# Can anybody help me



## Woodtick (Jun 21, 2011)

I'm a newbie to this forum, Know very little about navigating around computers. I did manage to post a photo of a new project I'm about to start and did get some replies Thank You all for that. One reply from Kenbo of Toronto was that I use solid stock on the project but the plan calls for 1/4 material does any one know if 1/4 Cherry or Maple is available or am I stuck with Baltic Birch Ply as it seems to be the most Durable ply I have found. The other problem I had was resizing my photos to enable uploads I think I have finally mastered that procedure but am not sure if anyone can actually see them. Lastly is there a way to ask a particular member a question directly rather than going thru the forum and hoping they receive?

Many Thanks
Scrollerart:yes:


----------



## firemedic (Dec 26, 2010)

scrollerart said:


> I'm a newbie to this forum, Know very little about navigating around computers. I did manage to post a photo of a new project I'm about to start and did get some replies Thank You all for that. One reply from Kenbo of Toronto was that I use solid stock on the project but the plan calls for 1/4 material does any one know if 1/4 Cherry or Maple is available or am I stuck with Baltic Birch Ply as it seems to be the most Durable ply I have found. The other problem I had was resizing my photos to enable uploads I think I have finally mastered that procedure but am not sure if anyone can actually see them. Lastly is there a way to ask a particular member a question directly rather than going thru the forum and hoping they receive?
> 
> Many Thanks
> Scrollerart:yes:


Depending on your ability / tools available you can re-saw down to 1/4 or have someone else do it.

You can buy a very large selection of good quality ply of many many different species. Even sinker cypress plywood is available, I know for certain that cherry & maple is also available.

I don't see any pictures on this post.

You send send a private msg after you reach some min number of post (don't remember how many) but you can leave a visitor mesg on ones profile too with 0 post. Click on their picture to go to their profile and the visitor mesg box is there...

~tom ...it's better to remain silent and be thought a fool than to open one's mouth and remove all doubt...


----------



## Woodtick (Jun 21, 2011)

*can anybody help*

Thank you firemedic I'll keep looking for 1/4 solid stock but so far all the lumber suppliers i have been to see sort of look at me funny when I inquire and I don't have (yet) the equipment to manufacture myself.
As for my photos the site tells me I have 8 albums consisting of 35 photos but if you can't see them I obviously haven't mastered the resizing and uploading yet but I'll keep trying.
Thanks again
scollerart


----------



## woodnthings (Jan 24, 2009)

*Ablums are great!*

Click on "my Photos" under his user name....

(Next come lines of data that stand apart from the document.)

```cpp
int dtk_argmax_exact(const dtk_geom* g, const float* feat, const float* norms, const float* emb, const int32_t* src_row,
                     const int32_t* tgt, const int32_t* out_idx, int32_t* arg_cell, float* arg_cos, int M, void* workspace,
                     size_t workspace_bytes, void* stream) {
    DTK_REQUIRE(g->C % TK == 0, "dtk_argmax_cells(exact): C=%d must be a multiple of %d", g->C, TK);
    const int HWs = exact_hws(g), HW = g->ph * g->pw;
    long long chunk = (long long)(workspace_bytes / ((size_t)(HWs + 1) * sizeof(float)));
    if (chunk > M) chunk = M;
    if (chunk > 65535LL * TM) chunk = 65535LL * TM;
    if (chunk < 1) {
        dtk_set_error("dtk_argmax_cells(exact): workspace of %zu B holds no map", workspace_bytes);
        return DTK_E_WORKSPACE;
    }
    hipStream_t st = dtk_stream(stream);
    float* maps = reinterpret_cast<float*>(workspace);
    float* snorm = maps + (size_t)chunk * HWs;
    for (long long m0 = 0; m0 < M; m0 += chunk) {
        const int cnt = (int)((M - m0) < chunk ? (M - m0) : chunk);
        DTK_LAUNCH("row_norms", row_norms_kernel, dim3(dtk_cdiv(cnt, 4)), dim3(256), 0, st, emb, src_row, snorm, (int)m0, cnt, M,
                   (const int32_t*)nullptr, g->C);
        DTK_LAUNCH("corr_exact", corr_exact_kernel, dim3(dtk_cdiv(HW, TN), dtk_cdiv(cnt, TM)), dim3(256), 0, st, *g, feat, norms,
                   emb, src_row, tgt, snorm, maps, (int)m0, cnt, M, (const int32_t*)nullptr, HWs, 0);
        DTK_LAUNCH("argmax_exact", argmax_exact_kernel, dim3(cnt), dim3(256), 0, st, maps, HW, HWs, out_idx, arg_cell, arg_cos,
                   (int)m0, cnt);
    }
    return DTK_OK;
}

namespace {

constexpr int NMS_VPT = 40;

__device__ __forceinline__ unsigned order_key(float v) {
    const unsigned b = __float_as_uint(v);
    return (b & 0x80000000u) ? ~b : (b | 0x80000000u);
}

__global__ __launch_bounds__(256) void bb_nms_kernel(dtk_geom g, const float* __restrict__ maps, int HWs, float box_half,
                                                     float iou_thresh, int topk, float* __restrict__ peak_affs,
                                                     float* __restrict__ r_out, int m0, int count) {
    __shared__ float red[4];
    __shared__ int redi[4];
    __shared__ int s_cnt;
    const int i = blockIdx.x;
    if (i >= count) return;
    const int tid = threadIdx.x, HW = g.ph * g.pw;
    const float* map = maps + (size_t)i * HWs;
    float v[NMS_VPT];
    float best = -INFINITY;
    int bi = INT_MAX;
#pragma unroll
    for (int j = 0; j < NMS_VPT; ++j) {
        const int c = tid + 256 * j;
        v[j] = c < HW ? map[c] : -INFINITY;
        if (c < HW && v[j] > best) { best = v[j]; bi = c; }
    }
#pragma unroll
    for (int o = 32; o > 0; o >>= 1) {
        const float ov = __shfl_xor(best, o, WAVE);
        const int oi = __shfl_xor(bi, o, WAVE);
        if (ov > best || (ov == best && oi < bi)) { best = ov; bi = oi; }
    }
    if ((tid & 63) == 0) { red[tid >> 6] = best; redi[tid >> 6] = bi; }
    __syncthreads();
    best = red[0]; bi = redi[0];
#pragma unroll
    for (int w = 1; w < 4; ++w)
        if (red[w] > best || (red[w] == best && redi[w] < bi)) { best = red[w]; bi = redi[w]; }
    unsigned K = 0;
    for (int bit = 31; bit >= 0; --bit) {
        const unsigned cand = K | (1u << bit);
        int c = 0;
#pragma unroll
        for (int j = 0; j < NMS_VPT; ++j) c += (tid + 256 * j < HW && order_key(v[j]) >= cand) ? 1 : 0;
        c = wave_sum_i(c);
        __syncthreads();
        if (tid == 0) s_cnt = 0;
        __syncthreads();
        if ((tid & 63) == 0) atomicAdd(&s_cnt, c);
        __syncthreads();
        if (s_cnt >= topk) K = cand;
    }
    const float half = (float)(g.patch / 2), st = (float)g.stride;
    const float pcx = half + st * (float)(bi % g.pw), pcy = half + st * (float)(bi / g.pw);
    const float px1 = pcx - box_half, px2 = pcx + box_half, py1 = pcy - box_half, py2 = pcy + box_half;
    const float parea = (px2 - px1) * (py2 - py1);
    float b = -INFINITY;
    int nsupp = 0;
#pragma unroll
    for (int j = 0; j < NMS_VPT; ++j) {
        const int c = tid + 256 * j;
        if (c < HW && c != bi && order_key(v[j]) >= K) {
            const float cx = half + st * (float)(c % g.pw), cy = half + st * (float)(c / g.pw);
            const float x1 = cx - box_half, x2 = cx + box_half, y1 = cy - box_half, y2 = cy + box_half;
            const float iw = fmaxf(fminf(x2, px2) - fmaxf(x1, px1), 0.f), ih = fmaxf(fminf(y2, py2) - fmaxf(y1, py1), 0.f);
            const float inter = iw * ih;
            const float iou = inter / (parea + (x2 - x1) * (y2 - y1) - inter);
            if (iou > iou_thresh) ++nsupp;
            else b = fmaxf(b, v[j]);
        }
    }
    b = wave_max(b);
    nsupp = wave_sum_i(nsupp);
    __syncthreads();
    if ((tid & 63) == 0) { red[tid >> 6] = b; redi[tid >> 6] = nsupp; }
    __syncthreads();
    if (tid == 0) {
        b = fmaxf(fmaxf(red[0], red[1]), fmaxf(red[2], red[3]));
        nsupp = redi[0] + redi[1] + redi[2] + redi[3];
        float c4[4] = {best, b, nsupp >= 1 ? 0.f : -INFINITY, nsupp >= 2 ? 0.f : -INFINITY};
        float t1 = -INFINITY, t2 = -INFINITY;
#pragma unroll
        for (int q = 0; q < 4; ++q) {
            if (c4[q] > t1) { t2 = t1; t1 = c4[q]; }
            else if (c4[q] > t2) t2 = c4[q];
        }
        peak_affs[2 * (size_t)(m0 + i)] = t1;
        peak_affs[2 * (size_t)(m0 + i) + 1] = t2;
        r_out[m0 + i] = t2 / t1;
    }
}

}

extern "C" size_t dtk_bb_nms_workspace_bytes(const dtk_geom* g, int M) { return dtk_track_exact_workspace_bytes(g, M); }

extern "C" int dtk_bb_nms(const dtk_geom* g, const float* feat, const float* norms, const float* emb, const int32_t* src_row,
                          const int32_t* tgt, float box_size, float iou_thresh, int topk, float* peak_affs, float* r, int M,
                          void* workspace, size_t workspace_bytes, void* stream) {
    DTK_REQUIRE(g && feat && norms && emb && tgt && peak_affs && r && workspace, "dtk_bb_nms: null pointer");
    DTK_REQUIRE(M >= 0, "dtk_bb_nms: negative M");
    if (M == 0) return DTK_OK;
    DTK_REQUIRE(g->C % TK == 0, "dtk_bb_nms: C=%d must be a multiple of %d", g->C, TK);
    const int HWs = exact_hws(g), HW = g->ph * g->pw;
    DTK_REQUIRE(HW <= 256 * NMS_VPT, "dtk_bb_nms: %d cells per frame (max %d)", HW, 256 * NMS_VPT);
    DTK_REQUIRE(topk >= 2 && topk <= HW, "dtk_bb_nms: topk=%d must be in [2, %d] (torch.topk)", topk, HW);
    long long chunk = (long long)(workspace_bytes / ((size_t)(HWs + 1) * sizeof(float)));
    if (chunk > M) chunk = M;
    if (chunk > 65535LL * TM) chunk = 65535LL * TM;
    if (chunk < 1) {
        dtk_set_error("dtk_bb_nms: workspace of %zu B holds no map", workspace_bytes);
        return DTK_E_WORKSPACE;
    }
    hipStream_t st = dtk_stream(stream);
    float* maps = reinterpret_cast<float*>(workspace);
    float* snorm = maps + (size_t)chunk * HWs;
    for (long long m0 = 0; m0 < M; m0 += chunk) {
        const int cnt = (int)((M - m0) < chunk ? (M - m0) : chunk);
        DTK_LAUNCH("row_norms", row_norms_kernel, dim3(dtk_cdiv(cnt, 4)), dim3(256), 0, st, emb, src_row, snorm, (int)m0, cnt, M,
                   (const int32_t*)nullptr, g->C);
        DTK_LAUNCH("corr_exact", corr_exact_kernel, dim3(dtk_cdiv(HW, TN), dtk_cdiv(cnt, TM)), dim3(256), 0, st, *g, feat, norms,
                   emb, src_row, tgt, snorm, maps, (int)m0, cnt, M, (const int32_t*)nullptr, HWs, 0);
        DTK_LAUNCH("bb_nms", bb_nms_kernel, dim3(cnt), dim3(256), 0, st, *g, maps, HWs, box_size, iou_thresh, topk, peak_affs, r,
                   (int)m0, cnt);
    }
    return DTK_OK;
}
```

As far as 1/4" stock, I'm sure you know that it would require a planer and or wide belt thickness sander which any reputable cabinet shop, school Industrial Arts class or fairly complete home woodshop would have. A lumber "mill" is what you want rather than a lumber supplier. So let us know if you have success with that. :thumbsup: bill


----------



## cabinetman (Jul 5, 2007)

Your photos show up just fine. For thin stock it would be beneficial to get a local cabinet shop, or a millwork shop to machine you what you need. You might even price them out compared to buying thicker lumber and taking it to them.

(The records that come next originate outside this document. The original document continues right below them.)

@@ -491,10 +574,12 @@
       op.ldr = op.ldo = rs;
       return op;
     };
-    if (!xn_ready)
-      EVT_STAGE(EVT_STAGE_LN, layernorm_launch(w.resid, D, lw.ln1_g, lw.ln1_b, w.xn, adt, D, tf ? w.resid : nullptr, M, D, s.eps, st));
-    EVT_STAGE(EVT_STAGE_QKV, gemm_launch({.A = w.xn, .lda = D, .W = lw.wqkv, .ldw = D, .in_dtype = dt, .bias = lw.bqkv, .out = w.qkv,
-                                          .out_dtype = adt, .ldo = 3 * a, .M = M, .N = 3 * a, .K = D}, st));
+    if (!xn_ready) {
+      if (m->fold) EVT_STAGE(EVT_STAGE_LN, ln_fold_rows(w.resid, D, 1, M));
+      else EVT_STAGE(EVT_STAGE_LN, layernorm_launch(w.resid, D, lw.ln1_g, lw.ln1_b, w.xn, adt, D, tf ? w.resid : nullptr, M, D, s.eps, st));
+    }
+    EVT_STAGE(EVT_STAGE_QKV, gemm_launch(folded({.A = w.xn, .lda = D, .W = lw.wqkv, .ldw = D, .in_dtype = dt, .bias = lw.bqkv, .out = w.qkv,
+                                                 .out_dtype = adt, .ldo = 3 * a, .M = M, .N = 3 * a, .K = D}, lw.cqkv), st));
     xn_ready = false;
     const float* hmask = o.head_mask != nullptr ? o.head_mask + static_cast<size_t>(l) * o.head_mask_ld : nullptr;
     EVT_CHECK_ARG(hmask == nullptr || o.head_mask_ld >= s.heads[l], "head_mask_ld smaller than a layer's head count");
@@ -506,24 +591,33 @@
     else
       EVT_STAGE(EVT_STAGE_ATTN, attention_launch(w.qkv, 3 * a, ctx, a, hmask, batch, s.tokens, tail ? 1 : s.tokens, s.heads[l], s.head_size,
                                                  scale, st));
+    const GemmOp oproj = on_rows({.A = ctx, .lda = a, .W = lw.wo, .ldw = a, .in_dtype = dt, .bias = lw.bo, .residual = w.resid, .ldr = D,
+                                  .out = w.resid, .out_dtype = EVT_F32, .ldo = D, .M = M, .N = D, .K = a});
     if (!tail && row_ln && gemm_rowln_pays(D, a, tf)) {
       EVT_STAGE(EVT_STAGE_OPROJ, gemm_rowln_launch(ctx, a, lw.wo, a, lw.bo, w.resid, D, lw.ln2_g, lw.ln2_b, s.eps, tf, w.xn, D, M, D, a, st));
+    } else if (m->fold && !tail && gemm_write_through_ok(oproj)) {
+      EVT_STAGE(EVT_STAGE_OPROJ, gemm_launch(write_through(oproj), st));
+      cur ^= 1;
     } else {
-      EVT_STAGE(EVT_STAGE_OPROJ, gemm_launch(on_rows({.A = ctx, .lda = a, .W = lw.wo, .ldw = a, .in_dtype = dt, .bias = lw.bo, .residual = w.resid,
-                                                      .ldr = D, .out = w.resid, .out_dtype = EVT_F32, .ldo = D, .M = M, .N = D, .K = a}), st));
-      EVT_STAGE(EVT_STAGE_LN, layernorm_launch(w.resid, rs, lw.ln2_g, lw.ln2_b, w.xn, adt, D, tf ? w.resid : nullptr, rows, D, s.eps, st));
-    }
-    EVT_STAGE(EVT_STAGE_FC1, gemm_launch({.A = w.xn, .lda = D, .W = lw.w1, .ldw = D, .in_dtype = dt, .bias = lw.b1, .out = w.big,
-                                          .out_dtype = adt, .ldo = lw.inter_ld, .M = rows, .N = lw.inter, .K = D, .act = s.act}, st));
-    if (row_ln && l + 1 < s.layers && gemm_rowln_pays(D, lw.inter, tf)) {
+      EVT_STAGE(EVT_STAGE_OPROJ, gemm_launch(oproj, st));
+      if (m->fold) EVT_STAGE(EVT_STAGE_LN, ln_fold_rows(w.resid, rs, tail ? s.tokens : 1, rows));
+      else EVT_STAGE(EVT_STAGE_LN, layernorm_launch(w.resid, rs, lw.ln2_g, lw.ln2_b, w.xn, adt, D, tf ? w.resid : nullptr, rows, D, s.eps, st));
+    }
+    EVT_STAGE(EVT_STAGE_FC1, gemm_launch(folded({.A = w.xn, .lda = D, .W = lw.w1, .ldw = D, .in_dtype = dt, .bias = lw.b1, .out = w.big,
+                                                 .out_dtype = adt, .ldo = lw.inter_ld, .M = rows, .N = lw.inter, .K = D, .act = s.act}, lw.c1), st));
+    const GemmOp fc2 = on_rows({.A = w.big, .lda = lw.inter_ld, .W = lw.w2, .ldw = lw.inter_ld, .in_dtype = dt, .bias = lw.b2, .residual = w.resid,
+                                .ldr = D, .out = w.resid, .out_dtype = EVT_F32, .ldo = D, .M = M, .N = D, .K = lw.inter});
+    if (m->fold && !tail && l + 1 < s.layers && gemm_write_through_ok(fc2)) {
+      EVT_STAGE(EVT_STAGE_FC2, gemm_launch(write_through(fc2), st));
+      cur ^= 1;
+      xn_ready = true;
+    } else if (row_ln && l + 1 < s.layers && gemm_rowln_pays(D, lw.inter, tf)) {
       const LayerW& nx = m->layers[l + 1];
       EVT_STAGE(EVT_STAGE_FC2, gemm_rowln_launch(w.big, lw.inter_ld, lw.w2, lw.inter_ld, lw.b2, w.resid, D, nx.ln1_g, nx.ln1_b, s.eps, tf, w.xn,
                                                  D, M, D, lw.inter, st));
       xn_ready = true;
     } else {
-      EVT_STAGE(EVT_STAGE_FC2, gemm_launch(on_rows({.A = w.big, .lda = lw.inter_ld, .W = lw.w2, .ldw = lw.inter_ld, .in_dtype = dt, .bias = lw.b2,
-                                                    .residual = w.resid, .ldr = D, .out = w.resid, .out_dtype = EVT_F32, .ldo = D, .M = M, .N = D,
-                                                    .K = lw.inter}), st));
+      EVT_STAGE(EVT_STAGE_FC2, gemm_launch(fc2, st));
     }
   }
   const int head_rows = s.head_rows > 1 ? s.head_rows : 1;
@@ -618,6 +712,35 @@
   return layernorm_launch(resid, ldr, gamma, beta, xn, EVT_BF16, ldxn, copy_ln ? resid : nullptr, M, N, eps, st);
 }
 
+extern "C" int evt_layernorm_fold_stats(const float* x, int64_t x_stride, const void* rec_in, int64_t rec_in_rows, void* xs, int64_t ldxs,
+                                        void* rec_out, int64_t rows, int D, evt_stream stream) {
+  int rc = evt_device_check();
+  if (rc != EVT_OK) return rc;
+  return ln_stats_launch(x, x_stride, static_cast<const float2*>(rec_in), rec_in_rows, xs, ldxs, static_cast<float2*>(rec_out), rows, D,
+                         static_cast<cudaStream_t>(stream));
+}
+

You might try a Woodcraft store, or Constantines for what they carry in stock already prepared.












 







.


----------



## firemedic (Dec 26, 2010)

scrollerart said:


> Thank you firemedic I'll keep looking for 1/4 solid stock but so far all the lumber suppliers i have been to see sort of look at me funny when I inquire and I don't have (yet) the equipment to manufacture myself.
> As for my photos the site tells me I have 8 albums consisting of 35 photos but if you can't see them I obviously haven't mastered the resizing and uploading yet but I'll keep trying.
> Thanks again
> scollerart


I misunderstood, I thought you tried to post pictures on this thread...

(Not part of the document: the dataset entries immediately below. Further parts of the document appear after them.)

int32_t gs_perm_prefix_host(uint64_t seed, uint64_t counter, int32_t max_deg, int32_t k,
                            int32_t* out_host);

int32_t gs_gather_rows(const void* feats, int32_t dtype, int64_t n_rows, int32_t F,
                       int64_t pitch, const int32_t* ids, int64_t n, void* out,
                       int64_t out_pitch, void* stream);

#define GS_MAX_SEGMENTS 4
typedef struct {
  const int32_t* self_ids;
  const int32_t* neigh_ids;
  int64_t self_row0;
  int64_t neigh_row0;
  int64_t n;
  int32_t k;
  int32_t _pad;
  int64_t out_row0;
} gs_segment;

int32_t gs_gather_mean(const void* src, int32_t dtype, int64_t n_src_rows, int32_t F, int64_t pitch,
                       const gs_segment* segments_host, int32_t n_segments, int32_t include_self,
                       void* out_self, void* out_mean, int64_t out_pitch, void* stream);

#define GS_MAX_SHARDS 16
typedef struct {
  const void* base[GS_MAX_SHARDS];
  int64_t row_start[GS_MAX_SHARDS + 1];
  int32_t n_shards;
  int32_t my_shard;
  int64_t n_global_rows;
  int64_t zero_row;
  const int32_t* remap;
} gs_sharded_table;

int32_t gs_gather_mean_sharded(const gs_sharded_table* table_host, int32_t dtype, int32_t F, int64_t pitch,
                               const gs_segment* segments_host, int32_t n_segments, int32_t include_self,
                               int32_t ids_are_locators, const void* staging, void* out_self, void* out_mean,
                               int64_t out_pitch, void* stream);
int32_t gs_halo_begin(int32_t* claim, int64_t n_global_rows, int32_t* count, void* stream);
int32_t gs_halo_claim(const gs_sharded_table* table_host, const int32_t* ids, int64_t n, int32_t* claim, int32_t* count,
                      int32_t* stage_ids, int64_t capacity, void* stream);
int32_t gs_halo_fetch(const gs_sharded_table* table_host, int32_t F, int64_t pitch, const int32_t* stage_ids,
                      const int32_t* count, int64_t capacity, float* staging, int64_t staging_pitch, void* stream);
int32_t gs_halo_translate(const gs_sharded_table* table_host, const int32_t* ids, int64_t n, const int32_t* claim,
                          int32_t* out, void* stream);
int32_t gs_translate_ids(const gs_sharded_table* table_host, const int32_t* ids, int64_t n, int32_t* out, void* stream);
int32_t gs_gather_rows_sharded(const gs_sharded_table* table_host, int32_t dtype, int32_t F, int64_t pitch,
                               const int32_t* ids, int64_t n, void* out, int64_t out_pitch, void* stream);

int32_t gs_shard_alloc(int64_t bytes, void** dev_ptr_out);
int32_t gs_shard_free(void* dev_ptr);
int32_t gs_ipc_export(const void* dev_ptr, uint8_t* handle64_out_host);
int32_t gs_ipc_import(const uint8_t* handle64_host, void** dev_ptr_out);
int32_t gs_ipc_close(void* dev_ptr);

int32_t gs_gather_rows_f32(const void* feats, int32_t dtype, int64_t n_rows, int32_t F, int64_t pitch,
                           const int32_t* ids, int64_t row0, int64_t n, float* out, int64_t out_pitch,
                           void* stream);
int32_t gs_cast_rows_bf16(const float* x, int64_t n, int32_t F, int64_t ldx, void* out_bf16, int64_t out_pitch,
                          void* stream);

int32_t gs_rmat_degrees(int32_t scale, int64_t n_nodes, double edge_factor, double a, double b, double c, double d,
                        uint64_t seed, uint64_t mul, uint64_t mul_inv, uint64_t add, int32_t* deg_out, void* stream);
int32_t gs_rmat_fill(int32_t scale, int64_t n_nodes, double a, double b, double c, double d, uint64_t seed, uint64_t mul,
                     uint64_t mul_inv, uint64_t add, const int64_t* indptr, int32_t* indices, const int64_t* long_rows,
                     int64_t n_long, int64_t long_threshold, void* stream);

int32_t gs_segment_max(const float* x, int64_t n, int32_t k, int32_t C, int64_t ldx,
                       float* out, int64_t ldo, void* stream);

typedef struct {
  const float* A; int64_t lda; int32_t K;
  const float* B; int64_t ldb; int32_t N;
} gs_gemm_part;

int64_t gs_sage_gemm_workspace_bytes(int64_t M, const gs_gemm_part* parts_host, int32_t n_parts,
                                     int32_t math);
int32_t gs_sage_gemm(int64_t M, const gs_gemm_part* parts_host, int32_t n_parts, int32_t combine,
                     const float* bias, int32_t act, int32_t math, float* out, int64_t ldo,
                     void* workspace, void* stream);

int32_t gs_sage_gemm_pack(const gs_gemm_part* parts_host, int32_t n_parts, int32_t math, void* workspace,
                          void* stream);
int32_t gs_sage_gemm_prepacked(int64_t M, const gs_gemm_part* parts_host, int32_t n_parts, int32_t combine,
                               const float* bias, int32_t act, int32_t math, float* out, int64_t ldo,
                               const void* workspace, void* stream);

int64_t gs_gather_mean_img_bytes(int64_t rows, int32_t F, int32_t want_self);
int32_t gs_gather_mean_img(const void* src, int64_t n_src_rows, const gs_sharded_table* table_host, int32_t ids_are_locators,
                           const void* staging, int32_t F, int64_t pitch, const gs_segment* segments_host,
                           int32_t n_segments, int32_t include_self, int32_t want_self, void* images, void* stream);
int32_t gs_sage_gemm_img(int64_t M, const gs_gemm_part* parts_host, int32_t n_parts, int32_t combine, const float* bias,
                         int32_t act, float* out, int64_t ldo, const void* workspace, const void* a_images,
                         int32_t a_part0, void* stream);

int32_t gs_sage_layer_small(const float* src, int64_t n_src_rows, int32_t F, int64_t pitch,
                            const gs_segment* segment_host, int32_t include_self,
                            const gs_gemm_part* parts_host, int32_t n_parts, int32_t combine,
                            const float* bias, int32_t act, int32_t l2_normalize,
                            float* out, int64_t ldo, uint64_t* counter_dev, uint64_t counter_inc,
                            void* stream);

int64_t gs_maxpool_mlp_workspace_bytes(int32_t K, int32_t hidden);
int32_t gs_maxpool_mlp_pack(const float* Wm, int64_t ldw, int32_t K, int32_t hidden, void* workspace,
                            void* stream);
int32_t gs_maxpool_mlp_fused(const void* table_bf16, int64_t n_rows, int32_t K, int64_t pitch,
                             const int32_t* row_ids, int64_t row0, int64_t n_groups, int32_t k,
                             const void* packed_weights, const float* bias, int32_t hidden,
                             float* out, int64_t ldo, void* stream);
int32_t gs_meanpool_mlp_fused(const void* table_bf16, int64_t n_rows, int32_t K, int64_t pitch,
                              const int32_t* row_ids, int64_t row0, int64_t n_groups, int32_t k,
                              const void* packed_weights, const float* bias, int32_t hidden,
                              float* out, int64_t ldo, void* stream);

What are you looking to do? Scroll work?

~tom ...it's better to remain silent and be thought a fool than to open one's mouth and remove all doubt...


----------



## GeorgeC (Jul 30, 2008)

All kinds of thin (1/4", 3/8" 1/2") at http://walllumber.com/thin.asp

I have used their cherry, ambrosia maple and walnut. Was pleased with what I got.

George


----------



## del schisler (Nov 5, 2009)

scrollerart said:


> I'm a newbie to this forum, Know very little about navigating around computers. I did manage to post a photo of a new project I'm about to start and did get some replies Thank You all for that. One reply from Kenbo of Toronto was that I use solid stock on the project but the plan calls for 1/4 material does any one know if 1/4 Cherry or Maple is available or am I stuck with Baltic Birch Ply as it seems to be the most Durable ply I have found. The other problem I had was resizing my photos to enable uploads I think I have finally mastered that procedure but am not sure if anyone can actually see them. Lastly is there a way to ask a particular member a question directly rather than going thru the forum and hoping they receive?
> 
> Many Thanks
> Scrollerart:yes:


This may been answared i didn't read the other post's. Yes you can click on the person's name and a drop down menue will come down . You will see where you can post to them. Do you have a band saw?? I do lot's of resawing and can saw any size i need or want. You can find some on line do a search google. Their is a program that is free and will resize photo's. Their is a little learning curve but not much to it. Here is the links pick which one you want http://www.google.com/#sclient=psy&..._gc.r_pw.&fp=dffd0c150f157a6e&biw=991&bih=567


----------



## BradB (Jun 9, 2010)

Try this place. www.tree2table.com 

They are down the road from you and should be able to help or at least guide you in the right direction.

Brad


----------